Early formulation (too simple):
τ_structure < τ_learning → failure
Correct version (grounded in results):
Learnability emerges only when the persistence of invariant structure exceeds the time required for directional alignment of the learning updates.
Or shorter:
Learning is bounded by the lifetime of exploitable structure.

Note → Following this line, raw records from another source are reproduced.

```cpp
struct GridSeg { const float4 *pts; GridDesc g; int pt_off, cell_off, ncells; };
class GridBatch {
 public:
  void *begin(size_t head_bytes, int clouds);
  const void *head_dev() const { return d_tab_.p; }
  void add(const float4 *pts, int n);
  const VoxParams *bounds(hipStream_t s, float inv_leaf = 1.0f);
  void layout(float cell, size_t cells_cap);
  bool shared(int i) const { return gseg(i).pt_off >= 0; }
  const GridDesc &desc(int i) const { return gseg(i).g; }
  const float4 *sorted(int) const { return sorted_.p; }
  const int *cells(int i) const { return cells_.p + gseg(i).cell_off; }
// ... 149 lines not shown
```

### lio-mapping_amd/csrc/cloud_kernels.hip

```cpp
#include <cstring>
#include <hip/hip_runtime.h>
#include <rocprim/rocprim.hpp>

#include <cfloat>
#include <climits>

#include "cloud_kernels.h"
#include "cloud_device.h"

namespace lio {

__global__ void k_transform_concat(ConcatArgs a, float4 *__restrict__ dst) {
  int gid = blockIdx.x * blockDim.x + threadIdx.x;
  if (gid >= a.total) return;
  dst[gid] = concat_point(a.seg, a.nseg, gid, nullptr);
}

void launch_transform_concat(const ConcatArgs &a, float4 *dst, hipStream_t s) {
  if (a.total <= 0) return;
  hipLaunchKernelGGL(k_transform_concat, dim3(cdiv(a.total, 256)), dim3(256), 0, s, a, dst);
  LIO_HIP(hipGetLastError());
}

template <bool KEEP>
__global__ void __launch_bounds__(256) k_deskew_to_end(float4 *pts, int n, Quat<float> qe, Vec3<float> te, float time_factor) {
  int i = blockIdx.x * blockDim.x + threadIdx.x;
  if (i >= n) return;
  pts[i] = deskew_to_end_point<KEEP>(pts[i], qe, te, time_factor);
}
void launch_deskew_to_end(float4 *pts, int n, const float q[4], const float p[3], float time_factor, hipStream_t s, bool keep_intensity) {
  if (n <= 0) return;
  const Quat<float> qe(q[3], q[0], q[1], q[2]);
  const Vec3<float> te(p[0], p[1], p[2]);
  if (keep_intensity) hipLaunchKernelGGL(k_deskew_to_end<true>, dim3(cdiv(n, 256)), dim3(256), 0, s, pts, n, qe, te, time_factor);
  else hipLaunchKernelGGL(k_deskew_to_end<false>, dim3(cdiv(n, 256)), dim3(256), 0, s, pts, n, qe, te, time_factor);
  LIO_HIP(hipGetLastError());
}

__global__ void __launch_bounds__(256) k_rigid_map(const float4 *__restrict__ in, int n, Quat<float> q, Vec3<float> t, float4 *__restrict__ out) {
  const int i = blockIdx.x * blockDim.x + threadIdx.x;
  if (i >= n) return;
  out[i] = rigid_map_point(in[i], q, t);
}
void launch_rigid_map(const float4 *in, int n, const float q[4], const float p[3], float4 *out, hipStream_t s) {
  if (n <= 0) return;
  hipLaunchKernelGGL(k_rigid_map, dim3(cdiv(n, 256)), dim3(256), 0, s, in, n, Quat<float>(q[3], q[0], q[1], q[2]), Vec3<float>(p[0], p[1], p[2]), out);
  LIO_HIP(hipGetLastError());
}

__global__ void __launch_bounds__(VOX_TILE) k_seg_bounds(const BoundsSeg *__restrict__ recs, float *__restrict__ partial) {
  const BoundsSeg r = recs[blockIdx.y];
  if (int(blockIdx.x) >= r.nb) return;
  cloud_bounds_block(r.pts, r.n, blockIdx.x, r.nb, partial + (size_t(r.off) + blockIdx.x) * 8);
}
__global__ void __launch_bounds__(VOX_TILE) k_seg_bounds_fold(const BoundsSeg *__restrict__ recs, const float *__restrict__ partial, float inv_leaf,
                                                              VoxParams *__restrict__ out) {
  const BoundsSeg r = recs[blockIdx.x];
  VoxParams v;
  if (vox_fold_bounds(partial + size_t(r.off) * 8, r.nb, inv_leaf, v)) out[blockIdx.x] = v;
}
void launch_seg_bounds(const BoundsSeg *d_segs, int nseg, int max_nb, float *partial, float inv_leaf, VoxParams *d_out, hipStream_t s) {
  hipLaunchKernelGGL(k_seg_bounds, dim3(max_nb, nseg), dim3(VOX_TILE), 0, s, d_segs, partial);
  hipLaunchKernelGGL(k_seg_bounds_fold, dim3(nseg), dim3(VOX_TILE), 0, s, d_segs, partial, inv_leaf, d_out);
  LIO_HIP(hipGetLastError());
}
__global__ void __launch_bounds__(VOX_TILE) k_cloud_bounds(const float4 *__restrict__ pts, int n, float *__restrict__ partial) {
  cloud_bounds_block(pts, n, blockIdx.x, gridDim.x, partial + size_t(blockIdx.x) * 8);
}
__global__ void __launch_bounds__(VOX_TILE) k_cloud_bounds_fold(const float *__restrict__ partial, int nb, float inv_leaf, VoxParams *out) {
  VoxParams v;
  if (vox_fold_bounds(partial, nb, inv_leaf, v)) *out = v;
}

__global__ void k_vox_keys(const float4 *__restrict__ pts, int n, float inv_leaf, const VoxParams *__restrict__ vp,
                           uint32_t *__restrict__ keys, uint32_t *__restrict__ vals) {
  int i = blockIdx.x * blockDim.x + threadIdx.x;
  if (i >= n) return;
  float4 p = pts[i];
  uint32_t key = VOX_KEY_NONE;
  if (finite3(p)) {
    int i0 = int(floorf(p.x * inv_leaf) - float(vp->minb[0]));
    int i1 = int(floorf(p.y * inv_leaf) - float(vp->minb[1]));
    int i2 = int(floorf(p.z * inv_leaf) - float(vp->minb[2]));
    key = uint32_t(i0 + i1 * vp->divb[0] + i2 * vp->divb[0] * vp->divb[1]);
  }
  keys[i] = key;
  vals[i] = uint32_t(i);
}

__global__ void __launch_bounds__(VOX_TILE) k_vox_keys_abs(const float4 *__restrict__ pts, int n, float inv_leaf, uint32_t *__restrict__ keys,
                                                          uint32_t *__restrict__ vals, float *__restrict__ partial, int *__restrict__ range_overflow) {
  const int i = blockIdx.x * VOX_TILE + threadIdx.x;
  float mn[3] = {FLT_MAX, FLT_MAX, FLT_MAX}, mx[3] = {-FLT_MAX, -FLT_MAX, -FLT_MAX};
  float cnt = 0;
  if (i < n) {
    keys[i] = vox_take_point<10, VOX_KEY_NONE>(pts[i], inv_leaf, mn, mx, cnt, range_overflow);
    vals[i] = uint32_t(i);
  }
  vox_block_partial(mn, mx, cnt, partial + size_t(blockIdx.x) * 8);
}

__global__ void __launch_bounds__(VSORT_THREADS) k_vsort_splitters(const uint32_t *__restrict__ keys, int n, int NB, uint32_t *__restrict__ splitters,
                                                                  int *__restrict__ fill, int *__restrict__ overflow) {
  __shared__ __attribute__((aligned(16))) uint32_t ss[VSORT_OVERSAMPLE * VSORT_MAX_BUCKETS];
  if (blockIdx.x == 0) {
    for (int b = threadIdx.x; b < NB; b += VSORT_THREADS) fill[b] = 0;
    if (threadIdx.x == 0) *overflow = 0;
  }
  vsort_pick_splitters<VSORT_OVERSAMPLE>(keys, n, NB, ss, splitters);
}

__global__ void __launch_bounds__(VSORT_SCATTER_THREADS) k_vsort_scatter(const uint32_t *__restrict__ keys, int n, int NB,
                                                                        const uint32_t *__restrict__ splitters, int *__restrict__ fill,
                                                                        unsigned long long *__restrict__ pairs, int *__restrict__ overflow) {
  __shared__ uint32_t sspl[VSORT_MAX_BUCKETS];
  __shared__ int scnt[VSORT_MAX_BUCKETS], sbase[VSORT_MAX_BUCKETS];
  const int tid = threadIdx.x;
  for (int b = tid; b < NB; b += VSORT_SCATTER_THREADS) { scnt[b] = 0; if (b < NB - 1) sspl[b] = splitters[b]; }
  __syncthreads();
  uint32_t key[VSORT_SCATTER_ITEMS];
  int bucket[VSORT_SCATTER_ITEMS], rank[VSORT_SCATTER_ITEMS];
#pragma unroll
  for (int r = 0; r < VSORT_SCATTER_ITEMS; ++r) {
    const int i = (blockIdx.x * VSORT_SCATTER_ITEMS + r) * VSORT_SCATTER_THREADS + tid;
    bucket[r] = -1;
    if (i < n) {
      key[r] = keys[i];
      bucket[r] = vsort_bucket_of(sspl, NB, key[r]);
      rank[r] = atomicAdd(&scnt[bucket[r]], 1);
    }
  }
  __syncthreads();
  for (int b = tid; b < NB; b += VSORT_SCATTER_THREADS) {
    const int c = scnt[b];
    if (c > 0) sbase[b] = atomicAdd(&fill[b], c);
  }
  __syncthreads();
#pragma unroll
  for (int r = 0; r < VSORT_SCATTER_ITEMS; ++r) {
    if (bucket[r] < 0) continue;
    const int i = (blockIdx.x * VSORT_SCATTER_ITEMS + r) * VSORT_SCATTER_THREADS + tid;
    const int pos = sbase[bucket[r]] + rank[r];
    if (pos < VSORT_CAP) pairs[size_t(bucket[r]) * VSORT_CAP + pos] = (static_cast<unsigned long long>(key[r]) << 32) | uint32_t(i);
    else *overflow = 1;
  }
}
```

This framework reframes several standard problems:
- Catastrophic forgetting: not an overwriting problem, but a basis-instability problem where τ_structure of old tasks falls below τ_alignment
- Non-stationary learning: the failure mode is not distribution shift per se, but the rate at which invariant structure changes relative to the learner's adaptation horizon
- Adversarial robustness: the most effective adversaries don't increase complexity — they decrease τ_structure
These implications are hypothesized extensions. The principle is currently validated on one signal family (chaotic anchor with logistic-map phase modulation) and one learner class (online MLP with backprop). Whether τ_structure ≥ τ_alignment governs learnability in other non-stationary systems — recurrent learners, transformers, different signal families — is an open question, not a confirmed result.
The key upgrade to standard practice:
Instead of asking "is this signal learnable?", ask "what is τ_structure, and does it exceed τ_alignment for our learner?" This reframes learnability from a binary property of the signal to a relative property between signal coherence and learner dynamics.